CORVALLIS, Ore. – A novel analysis suggests more than 3,500 animal species are threatened by climate change and also sheds light on huge gaps in fully understanding the risk to the animal kingdom.
The study was published today in BioScience.
"We're at the start of an existential crisis for the Earth's wild animals," said Oregon State University's William Ripple, who led the study. "Up till now, the primary cause of biodiversity loss has been the twin threats of overexploitation and habitat alteration, but as climate change intensifies, we expect it to become a third major threat to the Earth's animals."
Ripple, distinguished professor of ecology in the OSU College of Forestry, and collaborators in the U.S. and Mexico used publicly available biodiversity datasets to examine animal data for 70,814 species from 35 existing classes. They categorized the species by class and climate change risks as assessed by the International Union for Conservation of Nature.
The researchers found that at least one-quarter of the species in six different classes are threatened by climate change; these classes include arachnids and chilopodans (centipedes) as well as anthozoans and hydrozoans (marine invertebrates related to jellyfish and corals). Smaller percentages of other classes' species are also directly at risk from a warming climate.

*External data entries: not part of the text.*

#ifdef LAMP_TUNING
    const unsigned long long t_entry = p.trace ? wall_clock64() : 0ull;
#endif
    constexpr int GROUP_M = 8;
    int64_t M = p.M;
    if (p.m_dev) {
        M = *p.m_dev;
        if (M > p.M) M = p.M;
        tiles_m = int((M + BM - 1) / BM);
        const int nwg = tiles_m * tiles_n, pan_xcd = (tiles_m + 7) >> 3;
        panel_split = tiles_m >= 16 && (pan_xcd * tiles_n + 31) / 32 <= ((nwg + 7) / 8 + 31) / 32;
    }
    int item = 0, pan0 = 0, pan1 = tiles_m;
    int tn_all = 0, tm = 0;
    if (panel_split) {
        const int q = tiles_m >> 3, r = tiles_m & 7, xcd = blockIdx.x & 7;
        pan0 = xcd * q + (xcd < r ? xcd : r);
        pan1 = pan0 + q + (xcd < r ? 1 : 0);
        item = blockIdx.x >> 3;
        if (item >= (pan1 - pan0) * tiles_n) return;
    } else {
        const int nwg = p.m_dev ? tiles_m * tiles_n : int(gridDim.x);
        if (int(blockIdx.x) >= nwg) return;
        item = xcd_remap(blockIdx.x, nwg);
        pan0 = 0;
        pan1 = tiles_m;
    }
    if (p.walk_gn > 0) {
        const int rows = pan1 - pan0;
        const int group_sz = rows * p.walk_gn;
        const int grp = item / group_sz;
        const int in_grp = item - grp * group_sz;
        const int first_n = grp * p.walk_gn;
        const int gn = tiles_n - first_n < p.walk_gn ? tiles_n - first_n : p.walk_gn;
        const int tml = in_grp / gn;
        tm = pan0 + tml;
        tn_all = first_n + (in_grp - tml * gn);
    } else {
        const int group_sz = GROUP_M * tiles_n;
        const int grp = fdiv(item, fd_group);
        const int in_grp = item - grp * group_sz;
        const int first_m = pan0 + grp * GROUP_M;
        const int gm = pan1 - first_m < GROUP_M ? pan1 - first_m : GROUP_M;
        tn_all = div_1_to_8(in_grp, gm);
        tm = first_m + (in_grp - tn_all * gm);
    }
    const int seg = fdiv(tn_all, fd_seg);
    const int tn = tn_all - seg * tiles_n_seg;
    const int64_t m0 = int64_t(tm) * BM;
    const int n0 = tn * BN;
    const int rows_m = int(M - m0 < BM ? M - m0 : BM);
    const int rows_n = p.N - n0 < BN ? p.N - n0 : BN;

    const int lda = int(p.lda), ldw = int(p.ldw);
    const float* Abase = p.A;
    if (p.A_dense) {
        if (p.m_dev[0] == p.m_dev[1]) Abase = p.A_dense;
    }
    const __amdgpu_buffer_rsrc_t rsA =
        make_rsrc(uniform_ptr(Abase + m0 * p.lda), __builtin_amdgcn_readfirstlane(unsigned((uint64_t(rows_m - 1) * lda + p.K) * 4u)));
    const __amdgpu_buffer_rsrc_t rsW =
        make_rsrc(uniform_ptr(p.W[seg] + int64_t(n0) * p.ldw), __builtin_amdgcn_readfirstlane(unsigned((uint64_t(rows_n - 1) * ldw + p.K) * 4u)));

    acc_t acc[T::MI][T::NI];
#pragma unroll
    for (int i = 0; i < T::MI; ++i)
#pragma unroll
        for (int j = 0; j < T::NI; ++j)
#pragma unroll
            for (int r = 0; r < NACC; ++r) acc[i][j][r] = 0.f;

    float4 ra0[T::A_LD], rb0[T::B_LD], ra1[T::A_LD], rb1[T::B_LD];
    unsigned voa[T::A_LD], vob[T::B_LD];
#pragma unroll
    for (int i = 0; i < T::A_LD; ++i) {
        const int idx = tid + i * T::NT;
        const int row = idx / C4, c4 = idx - row * C4;
        voa[i] = unsigned(row * lda + c4 * 4) * 4u;
    }
#pragma unroll
    for (int i = 0; i < T::B_LD; ++i) {
        const int idx = tid + i * T::NT;
        const int row = idx / C4, c4 = idx - row * C4;
        vob[i] = unsigned(row * ldw + c4 * 4) * 4u;
    }

    auto gload = [&](int k0, float4 (&ra)[T::A_LD], float4 (&rb)[T::B_LD]) {
        if constexpr (KTAIL) {
#pragma unroll
            for (int i = 0; i < T::A_LD; ++i) {
                const int k = k0 + ((tid + i * T::NT) % C4) * 4;
                ra[i] = bload4(rsA, k < p.K ? voa[i] + unsigned(k0) * 4u : OOB, 0);
            }
#pragma unroll
            for (int i = 0; i < T::B_LD; ++i) {
                const int k = k0 + ((tid + i * T::NT) % C4) * 4;
                rb[i] = bload4(rsW, k < p.K ? vob[i] + unsigned(k0) * 4u : OOB, 0);
            }
        } else {
            const unsigned so = unsigned(k0) * 4u;
#pragma unroll
            for (int i = 0; i < T::A_LD; ++i) ra[i] = bload4(rsA, voa[i], so);
#pragma unroll
            for (int i = 0; i < T::B_LD; ++i) rb[i] = bload4(rsW, vob[i], so);
        }
    };
    auto lstore = [&](int buf, const float4 (&ra)[T::A_LD], const float4 (&rb)[T::B_LD]) {
        float* a = As + buf * BM * S;
        float* b = Bs + buf * BN * S;
#pragma unroll
        for (int i = 0; i < T::A_LD; ++i) {
            const int idx = tid + i * T::NT;
            const int row = idx / C4, c4 = idx - row * C4;
            *reinterpret_cast<float4*>(a + row * S + c4 * 4) = ra[i];
        }
#pragma unroll
        for (int i = 0; i < T::B_LD; ++i) {
            const int idx = tid + i * T::NT;
            const int row = idx / C4, c4 = idx - row * C4;
            *reinterpret_cast<float4*>(b + row * S + c4 * 4) = rb[i];
        }
    };
    auto mfma_chunk = [&](const float4 (&fa)[T::MI], const float4 (&fb)[T::NI]) {
#ifdef LAMP_SETPRIO
        __builtin_amdgcn_s_setprio(1);
#endif
#pragma unroll
        for (int i = 0; i < T::MI; ++i)
#pragma unroll
            for (int j = 0; j < T::NI; ++j) {
                if constexpr (MF == 32) {
                    acc[i][j] = __builtin_amdgcn_mfma_f32_32x32x2f32(fb[j].x, fa[i].x, acc[i][j], 0, 0, 0);
                    acc[i][j] = __builtin_amdgcn_mfma_f32_32x32x2f32(fb[j].y, fa[i].y, acc[i][j], 0, 0, 0);
                    acc[i][j] = __builtin_amdgcn_mfma_f32_32x32x2f32(fb[j].z, fa[i].z, acc[i][j], 0, 0, 0);
                    acc[i][j] = __builtin_amdgcn_mfma_f32_32x32x2f32(fb[j].w, fa[i].w, acc[i][j], 0, 0, 0);
                } else {
                    acc[i][j] = __builtin_amdgcn_mfma_f32_16x16x4f32(fb[j].x, fa[i].x, acc[i][j], 0, 0, 0);
                    acc[i][j] = __builtin_amdgcn_mfma_f32_16x16x4f32(fb[j].y, fa[i].y, acc[i][j], 0, 0, 0);
                    acc[i][j] = __builtin_amdgcn_mfma_f32_16x16x4f32(fb[j].z, fa[i].z, acc[i][j], 0, 0, 0);
                    acc[i][j] = __builtin_amdgcn_mfma_f32_16x16x4f32(fb[j].w, fa[i].w, acc[i][j], 0, 0, 0);
                }
            }
#ifdef LAMP_SETPRIO
        __builtin_amdgcn_s_setprio(0);
#endif
    };
    auto compute = [&](int buf) {
        const float* a = As + buf * BM * S + (wm * T::WTM + l31) * S + hi * 4;
        const float* b = Bs + buf * BN * S + (wn * T::WTN + l31) * S + hi * 4;
#pragma unroll
        for (int c = 0; c < BK / KCH; ++c) {
            float4 fa[T::MI], fb[T::NI];
#pragma unroll
            for (int i = 0; i < T::MI; ++i) fa[i] = *reinterpret_cast<const float4*>(a + i * MF * S + c * KCH);
#pragma unroll
            for (int j = 0; j < T::NI; ++j) fb[j] = *reinterpret_cast<const float4*>(b + j * MF * S + c * KCH);
            mfma_chunk(fa, fb);
        }
    };

    const int nk = (p.K + BK - 1) / BK;
    gload(0, ra0, rb0);

    const int ldc = int(p.ldc), ldr = int(p.ldr);
    const bool has_r = RGATHER || p.R != nullptr;
    const bool read_r = !RGATHER && p.R != nullptr;
    const __amdgpu_buffer_rsrc_t rsR =
        make_rsrc(read_r ? p.R + m0 * p.ldr + n0 : p.A, read_r ? (uint64_t(rows_m - 1) * ldr + rows_n) * 4u : 0);
    const float* bias = p.bias[seg];
    const __amdgpu_buffer_rsrc_t rsBias = make_rsrc(bias ? bias + n0 : p.A, bias ? uint64_t(rows_n) * 4u : 0);
    constexpr int NQ = NACC / 4;
    constexpr bool vec = VEC;
    const int lrow0 = wm * T::WTM + l31;
    const int lcol0 = wn * T::WTN + 4 * hi;
    auto load4 = [&](__amdgpu_buffer_rsrc_t rs, unsigned off, int lcol) -> float4 {
        if constexpr (vec) return bload4(rs, lcol < rows_n ? off * 4u : OOB, 0);
        float4 v;
        v.x = bload1(rs, lcol + 0 < rows_n ? (off + 0) * 4u : OOB);
        v.y = bload1(rs, lcol + 1 < rows_n ? (off + 1) * 4u : OOB);
        v.z = bload1(rs, lcol + 2 < rows_n ? (off + 2) * 4u : OOB);
        v.w = bload1(rs, lcol + 3 < rows_n ? (off + 3) * 4u : OOB);
        return v;
    };
    const float* ge[RGATHER ? T::MI : 1];
    const float* gp[RGATHER ? T::MI : 1];
    if constexpr (RGATHER) {
#pragma unroll
        for (int i = 0; i < T::MI; ++i) {
            const int lrow = lrow0 + i * MF;
            const bool in = lrow < rows_m;
            const int tk = in ? p.rg_tok[m0 + lrow] : 0, ps = (in && p.rg_pos_table) ? p.rg_pos[m0 + lrow] : 0;
            ge[i] = p.rg_emb + int64_t(tk) * p.N + n0;
            gp[i] = p.rg_pos_table ? p.rg_pos_table + int64_t(ps) * p.N + n0 : nullptr;
        }
    }
    auto gathered = [&](int i, int lcol) -> float4 {
        if constexpr (RGATHER) {
            if (lcol >= rows_n) return make_float4(0.f, 0.f, 0.f, 0.f);
            float4 v = *reinterpret_cast<const float4*>(ge[i] + lcol);
            if (gp[i]) {
                const float4 w = *reinterpret_cast<const float4*>(gp[i] + lcol);
                v.x += w.x; v.y += w.y; v.z += w.z; v.w += w.w;
            }
            return v;
        }
        return make_float4(0.f, 0.f, 0.f, 0.f);
    };
    constexpr int NPRE = RPRE ? T::MI * T::NI * NQ : 1;
    float4 pre_r[NPRE], pre_b[RPRE ? T::NI * NQ : 1];
    if constexpr (RPRE) {
#pragma unroll
        for (int j = 0; j < T::NI; ++j)
#pragma unroll
            for (int q = 0; q < NQ; ++q) {
                const int lcol = lcol0 + j * MF + 8 * q;
                pre_b[j * NQ + q] = load4(rsBias, unsigned(lcol), lcol);
#pragma unroll
                for (int i = 0; i < T::MI; ++i)
                    pre_r[(j * T::MI + i) * NQ + q] = RGATHER ? gathered(i, lcol) : load4(rsR, unsigned((lrow0 + i * MF) * ldr + lcol), lcol);
            }
    }

    lstore(0, ra0, rb0);
    if (nk > 1) gload(BK, ra0, rb0);
    if (nk > 2) gload(2 * BK, ra1, rb1);
    __syncthreads();
#ifdef LAMP_TUNING
    const unsigned long long t_loop = p.trace ? wall_clock64() : 0ull;
    const unsigned long long c_loop = p.trace ? __builtin_readcyclecounter() : 0ull;
#endif

    for (int kt = 0; kt < nk; kt += 2) {
        compute(0);
        if (kt + 1 < nk) lstore(1, ra0, rb0);
        if (kt + 3 < nk) gload((kt + 3) * BK, ra0, rb0);
        __syncthreads();
        if (kt + 1 >= nk) break;
        compute(1);
        if (kt + 2 < nk) lstore(0, ra1, rb1);
        if (kt + 4 < nk) gload((kt + 4) * BK, ra1, rb1);
        __syncthreads();
    }
#ifdef LAMP_TUNING
    const unsigned long long t_epi = p.trace ? wall_clock64() : 0ull;
    const unsigned long long c_epi = p.trace ? __builtin_readcyclecounter() : 0ull;
#endif

    const __amdgpu_buffer_rsrc_t rsC =
        make_rsrc(p.C[seg] + m0 * p.ldc + n0, (uint64_t(rows_m - 1) * ldc + rows_n) * 4u);
    auto relu1 = [](float x) {
        float y;
        asm("v_max_f32 %0, 0, %1" : "=v"(y) : "v"(x));
        return y;
    };
    auto emit = [&](auto with_r, auto with_relu) {
        constexpr bool WITH_R = decltype(with_r)::value, WITH_RELU = decltype(with_relu)::value;
    #pragma unroll
        for (int i = 0; i < T::MI; ++i) {
            const int lrow = lrow0 + i * MF;
    #pragma unroll
            for (int j = 0; j < T::NI; ++j)
    #pragma unroll
                for (int q = 0; q < NQ; ++q) {
                    const int lcol = lcol0 + j * MF + 8 * q;
                    float4 bv, res = make_float4(0.f, 0.f, 0.f, 0.f);
                    if constexpr (RPRE) {
                        bv = pre_b[j * NQ + q];
                        res = pre_r[(j * T::MI + i) * NQ + q];
                    } else {
                        bv = load4(rsBias, unsigned(lcol), lcol);
                        if constexpr (WITH_R) res = RGATHER ? gathered(i, lcol) : load4(rsR, unsigned(lrow * ldr + lcol), lcol);
                    }
                    float4 v = make_float4(acc[i][j][4 * q + 0] + bv.x, acc[i][j][4 * q + 1] + bv.y,
                                           acc[i][j][4 * q + 2] + bv.z, acc[i][j][4 * q + 3] + bv.w);
                    if constexpr (WITH_RELU) v = make_float4(relu1(v.x), relu1(v.y), relu1(v.z), relu1(v.w));
                    if constexpr (WITH_R) v = make_float4(v.x + res.x, v.y + res.y, v.z + res.z, v.w + res.w);
                    const unsigned off = unsigned(lrow * ldc + lcol);
                    if constexpr (vec) {
                        bstore4(rsC, lcol < rows_n ? off * 4u : OOB, v);
                    } else {
                        bstore1(rsC, lcol + 0 < rows_n ? (off + 0) * 4u : OOB, v.x);
                        bstore1(rsC, lcol + 1 < rows_n ? (off + 1) * 4u : OOB, v.y);
                        bstore1(rsC, lcol + 2 < rows_n ? (off + 2) * 4u : OOB, v.z);
                        bstore1(rsC, lcol + 3 < rows_n ? (off + 3) * 4u : OOB, v.w);
                    }
                }
        }
    };
    if (has_r) {
        if (p.relu) emit(std::true_type{}, std::true_type{});
        else emit(std::true_type{}, std::false_type{});
    } else {
        if (p.relu) emit(std::false_type{}, std::true_type{});
        else emit(std::false_type{}, std::false_type{});
    }
#ifdef LAMP_TUNING
    if (p.trace && tid == 0) {
        unsigned long long* t = p.trace + size_t(blockIdx.x) * 8;
        t[0] = t_entry; t[1] = t_loop; t[2] = t_epi; t[3] = wall_clock64();
        t[4] = __builtin_amdgcn_s_getreg((31 << 11) | 4);
        t[5] = __builtin_amdgcn_s_getreg((31 << 11) | 20);
        t[6] = unsigned(item);
        t[7] = c_epi - c_loop;
    }
#endif
}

"We are particularly concerned about invertebrate animals in the ocean, which absorbs most of the heat from climate change," Ripple said. "Those animals are increasingly vulnerable because of their limited ability to move and promptly evade adverse conditions."
Sudden impacts on animal communities can take the form of mass mortality from extreme events like heat waves, wildfires, droughts and floods.
"The cascading effects of more and more mass mortality events will likely affect carbon cycle feedbacks and nutrient cycling," Ripple said. "Those effects also likely will have an impact on species interactions such as predation, competition, pollination and parasitism, which are vital for ecosystem function."
The 90% reduction in mollusk populations along Israel's coastline because of escalating water temperatures shows how susceptible invertebrates are, he said. Other examples include the deaths of billions of intertidal invertebrates during the 2021 Pacific Northwest heat dome, and the catastrophic die-off of corals across 29% of the Great Barrier Reef following a severe 2016 marine heat wave.
Mass mortalities have not been limited to invertebrates, Ripple notes. In 2015 and 2016, about 4 million common murres off the west coast of North America starved to death via an altered food web caused by an extreme marine heat wave.
The same heat wave caused a 71% decline in Pacific cod because of an increase in metabolic demand and a reduced prey base, and marine heat waves have likely played a role in the deaths of approximately 7,000 humpback whales in the North Pacific.
Further cause for concern, the authors note, is the comparatively small amount of information that's been gathered regarding climate change risk to wildlife. Most wildlife classes (66 of 101) have not yet had any species assessed by the IUCN, and the 70,814 species that have been assessed represent 5.5% of all described wildlife species alive today.
"Our analysis is meant to be a preliminary effort toward assessing climate risk to wildlife species," Ripple said. "Understanding the risk is crucial for making informed policy decisions. We need a global database on mass mortality events due to climate change for animal species in all ecosystems, and an acceleration in assessing currently ignored species."
The IUCN Red List of Threatened Species, he notes, has a bias toward vertebrates, which make up less than 6% of the Earth's named animal species.
"There is also a need for more frequent climate risk assessments of all species and better consideration of adaptive capacity," Ripple said. "We need the integration of biodiversity and climate change policy planning on a global scale."
Roger Worthington, an attorney in Bend, Oregon, provided partial funding for this study, which also included Christopher Wolf and Jillian Gregg of Terrestrial Ecosystem Research Associates and Erik Torres-Romero of the Biotechnology Engineering-Polytechnic University of Puebla in Puebla, Mexico.